Once again – confession time. I’ve never personally used spray foam insulation.
My oldest stepson, Jake, teaches high school chemistry and physics. He is one smart dude, as he has a master’s degree. When he added onto what was formerly his grandparent’s home, in the Browns Valley, MN area, he utilized closed cell spray foam insulation.
Not only is Jake smart, but he is also frugal, which tells me he did his research and compared costs of not only the original installation, but also savings over time.
Polyurethane foam insulation is available in closed-cell and open-cell formulas. With closed-cell foam, the high-density cells are closed and filled with a gas which helps the foam expand to fill the spaces around it. Open-cell foam cells are not as dense and are filled with air, which gives the insulation a spongy texture.
Polyurethane and isocyanate foams are applied as a two-component mixture which comes together at the tip of a spray gun, and forms an expanding material. While open-cell foams typically have R-values of 3.5 per inch, closed-cell foams can attain R-values of 7 per inch. Closed-cell foam is very strong, and structurally reinforces the insulated surface. By contrast, open-cell foam is soft when cured, with little structural strength. However, it provides superior sound resistance and allows timber to breathe. It is also fire-resistant and won’t sustain a flame.
Spray foam insulation costs more than batt insulation, but it has higher R-values. It also forms an air barrier, which can eliminate some other weatherizing tasks, such as caulking. This plastic insulation goes on as a liquid and expands to fill the available space, sealing all gaps and cracks and stopping any air leaks (This can also keep out bugs or other vermin). Another advantage is foam can fill wall cavities in finished walls without tearing the walls apart (as required with batts). It also provides acoustical insulation and increases structural stability. When building a new post frame building, this type of insulation helps reduce construction time and the number of specialized contractors, which in turn saves money.
The cost can be high compared to traditional insulation; however, open cell foams provide a better economical ratio. Open-cell foam is $1 to $1.20 per sq. ft. while closed-cell foam is $1.75 to $3 per sq. ft. (for a 2-by-4-framed wall). Both require professional installation.
Here is an earlier example of the investments into each: https://www.hansenpolebuildings.com/2014/02/insulation-foam-fiberglass/
Although for moisture control closed-cell foam is non-porous, open-cell requires a vapor barrier; however, the added cost of closed-cell foam may not be as advantageous as vapor barriers are usually required by building codes, regardless of the type of insulation used. Also, closed-cell polyurethane insulation levels can drop over time as some of the low-conductivity gas escapes and air replaces it in a phenomenon known as thermal drift.
In summary, DIY people use fiberglass as it is readily available, maintains a reasonable price ratio and is easy to install. Although it is not as easy to sustain the higher performance required by today’s insulation standards over time. It is also a health hazard. Most tract homes also use fiberglass insulation for the same reasons. However, the installation experience of the contractors can improve the overall performance.
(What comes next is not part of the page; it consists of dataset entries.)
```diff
-      const bool ok = xrc[k] >= 0 && gy_ >= 0 && gy_ < H && gx_ >= 0 && gx_ < W;
-      const auto v = __builtin_amdgcn_raw_buffer_load_b128(xr, ok ? xrel[k] : OOB, 0, 0);
-      xv[k] = *reinterpret_cast<const t16_u32x4*>(&v);
-    }
-#pragma unroll
-    for (int k = 0; k < GE; ++k) {
-      const int gy_ = ty0 + (grc[k] >> 8), gx_ = tx0 + 4 * (grc[k] & 255);
-      const bool ok = gy_ < H && gx_ < W;
-      const auto v = __builtin_amdgcn_raw_buffer_load_b128(gr, ok ? grel[k] : OOB, 0, 0);
-      gv[k] = *reinterpret_cast<const t16_u32x4*>(&v);
+    const unsigned xorg = 4u * (unsigned)((ty0 - PAD) * W + (tx0 - XL));
+    const unsigned gorg = 4u * (unsigned)(ty0 * W + tx0);
+    const bool interior = ty0 >= PAD && ty0 + TH + PAD <= H && tx0 >= XL && tx0 - XL + XC <= W;
+    if (interior) {
+#pragma unroll
+      for (int j = 0; j < XJ; ++j) xvo[j] = xrc[j] >= 0 ? xorg + xrel[j] : OOB;
+#pragma unroll
+      for (int j = 0; j < GJ; ++j) gvo[j] = gorg + grel[j];
+    } else {
+#pragma unroll
+      for (int j = 0; j < XJ; ++j) {
+        const int gy_ = ty0 - PAD + (xrc[j] >> 8), gx_ = tx0 - XL + (xrc[j] & 255);
+        const bool ok = xrc[j] >= 0 && gy_ >= 0 && gy_ < H && gx_ >= 0 && gx_ < W;
+        xvo[j] = ok ? xorg + xrel[j] : OOB;
+      }
+#pragma unroll
+      for (int j = 0; j < GJ; ++j) {
+        const int gy_ = ty0 + (grc[j] >> 8), gx_ = tx0 + (grc[j] & 255);
+        gvo[j] = (gy_ < H && gx_ < W) ? gorg + grel[j] : OOB;
+      }
     }
   };
-  auto store_tile = [&](int buf) {
-    float* xs = lds + buf * (XW + GW);
-    float* gs = xs + XW;
-#pragma unroll
-    for (int k = 0; k < XE; ++k)
-      if ((NXC % NT == 0) || tid + k * NT < NXC) {
-        *reinterpret_cast<t16_u32x2*>(xs + xlds[k]) = t16_u32x2{xv[k][0], xv[k][1]};
-        *reinterpret_cast<t16_u32x2*>(xs + xlds[k] + 2) = t16_u32x2{xv[k][2], xv[k][3]};
-      }
-#pragma unroll
-    for (int k = 0; k < GE; ++k) {
-      *reinterpret_cast<t16_u32x2*>(gs + glds[k]) = t16_u32x2{gv[k][0], gv[k][1]};
-      *reinterpret_cast<t16_u32x2*>(gs + glds[k] + 2) = t16_u32x2{gv[k][2], gv[k][3]};
+  auto issue_piece = [&](auto ic, float* buf) {
+    constexpr int i = decltype(ic)::value;
+    if constexpr (i < NPX) {
+      constexpr int c = i / XJ, j = i % XJ;
+      const int plane = wave * XPW + c;
+      __builtin_amdgcn_raw_ptr_buffer_load_lds(xr, (lds_void*)(buf + plane * XPL + j * 64), 4, xvo[j], (unsigned)plane * HW4, 0, 0);
+    } else if constexpr (i < NPIECE) {
+      constexpr int c = (i - NPX) / GJ, j = (i - NPX) % GJ;
+      const int plane = wave * GPW + c;
+      __builtin_amdgcn_raw_ptr_buffer_load_lds(gr, (lds_void*)(buf + XW + plane * GPL + j * 64), 4, gvo[j], (unsigned)plane * HW4, 0, 0);
     }
   };
 
   if (ntile > 0) {
-    load_tile(0);
-    store_tile(0);
-  }
+    plan_tile(0);
+    t16_static_for<NPIECE>([&](auto ic) { issue_piece(ic, lds); });
+  }
+  __builtin_amdgcn_s_waitcnt(0x0070);
   __syncthreads();
 
 #pragma unroll 1
   for (int t = 0; t < ntile; ++t) {
-    const bool has_next = t + 1 < ntile;
-    if (has_next) load_tile(t + 1);
+    if (t + 1 < ntile) plan_tile(t + 1);
+    else {
+#pragma unroll
+      for (int j = 0; j < XJ; ++j) xvo[j] = OOB;
+#pragma unroll
+      for (int j = 0; j < GJ; ++j) gvo[j] = OOB;
+    }
+    float* const nbuf = lds + ((t + 1) & 1) * (XW + GW);
 
     const float* xs = lds + (t & 1) * (XW + GW);
     const float* gs = xs + XW;
@@ -164,17 +176,25 @@
             bv[set_][ct * TAPS + dy * KS + dx] = bp[ct * 16 * XPL + ((r_) + dy) * XC + (q_) + dx]; \
     }
     T16_FETCH(0, 0, 0)
-    t16_static_for<TH * (TW / 4)>([&](auto sc) {
+    t16_static_for<NSTEP>([&](auto sc) {
       constexpr int s_ = decltype(sc)::value;
       constexpr int cur = s_ & 1;
-      if constexpr (s_ + 1 < TH * (TW / 4)) T16_FETCH(cur ^ 1, (s_ + 1) / (TW / 4), ((s_ + 1) % (TW / 4)) * 4)
+      if constexpr (s_ + 1 < NSTEP) T16_FETCH(cur ^ 1, (s_ + 1) / (TW / 4), ((s_ + 1) % (TW / 4)) * 4)
       __builtin_amdgcn_sched_barrier(0);
-#pragma unroll
-      for (int j = 0; j < NACC; ++j) acc[j] = __builtin_amdgcn_mfma_f32_16x16x4f32(a[cur], bv[cur][j], acc[j], 0, 0, 0);
+      constexpr int HALF = NACC / 2;
+#pragma unroll
+      for (int j = 0; j < HALF; ++j) acc[j] = __builtin_amdgcn_mfma_f32_16x16x4f32(a[cur], bv[cur][j], acc[j], 0, 0, 0);
+      if constexpr (s_ * PPS < NPIECE) {
+        __builtin_amdgcn_sched_barrier(0);
+        t16_static_for<PPS>([&](auto kc) { issue_piece(std::integral_constant<int, s_ * PPS + decltype(kc)::value>{}, nbuf); });
+        __builtin_amdgcn_sched_barrier(0);
+      }
+#pragma unroll
+      for (int j = HALF; j < NACC; ++j) acc[j] = __builtin_amdgcn_mfma_f32_16x16x4f32(a[cur], bv[cur][j], acc[j], 0, 0, 0);
       __builtin_amdgcn_sched_barrier(0);
     });
 #undef T16_FETCH
-    if (has_next) store_tile((t + 1) & 1);
+    __builtin_amdgcn_s_waitcnt(0x0070);
     __syncthreads();
   }
 
@@ -194,16 +214,12 @@
 
 bool conv_wgrad_f32_t16_shape(const codon_conv_desc* d) {
   if (d->ksize == 1 && d->cin % 128 != 0) return false;
-  return (d->ksize == 1 || d->ksize == 3 || d->ksize == 5) && d->width % 4 == 0 && d->cout % 64 == 0 && d->cin % 32 == 0 &&
+  return (d->ksize == 1 || d->ksize == 3 || d->ksize == 5) && d->cout % 64 == 0 && d->cin % 32 == 0 &&
          (long)d->height * d->width * 4 * 128 < 0xFFFFFFF0L;
 }
 
 bool conv_wgrad_f32_t16_supported(const codon_conv_desc* d, const void* x, const void* gy) {
-  if (!conv_wgrad_f32_t16_shape(d)) return false;
-  const long HW = (long)d->height * d->width;
-  const uintptr_t xa = reinterpret_cast<uintptr_t>(x) + 4 * (uintptr_t)(d->x_coff * HW);
-  const uintptr_t ga = reinterpret_cast<uintptr_t>(gy) + 4 * (uintptr_t)(d->y_coff * HW);
-  return (xa % 16) == 0 && (ga % 16) == 0 && ((d->x_ctotal * HW * 4) % 16) == 0 && ((d->y_ctotal * HW * 4) % 16) == 0;
+  return conv_wgrad_f32_t16_shape(d) && reinterpret_cast<uintptr_t>(x) % 4 == 0 && reinterpret_cast<uintptr_t>(gy) % 4 == 0;
 }
 
 int launch_wgrad_f32_t16(const codon_conv_desc* d, const float* x, const float* gy, float* workspace, int nbands,
```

Higher-end tract homes and custom homes tend to use the cellulose and foam solutions. They provide a superior insulation level and a number of other advantages, including air and vapor blocking, noise reduction and insect minimization.
As with all things, you get what you pay for and you can pay up front or pay later. There is no shortcut to energy efficiency and saving money.
We will be adding an elevator shaft to our own post frame building home later this summer. Although it is not a large footprint area, it will be over 30 feet tall and keeping it the temperature of the rest of the building will be a high priority – so I will be investigating spray foam myself.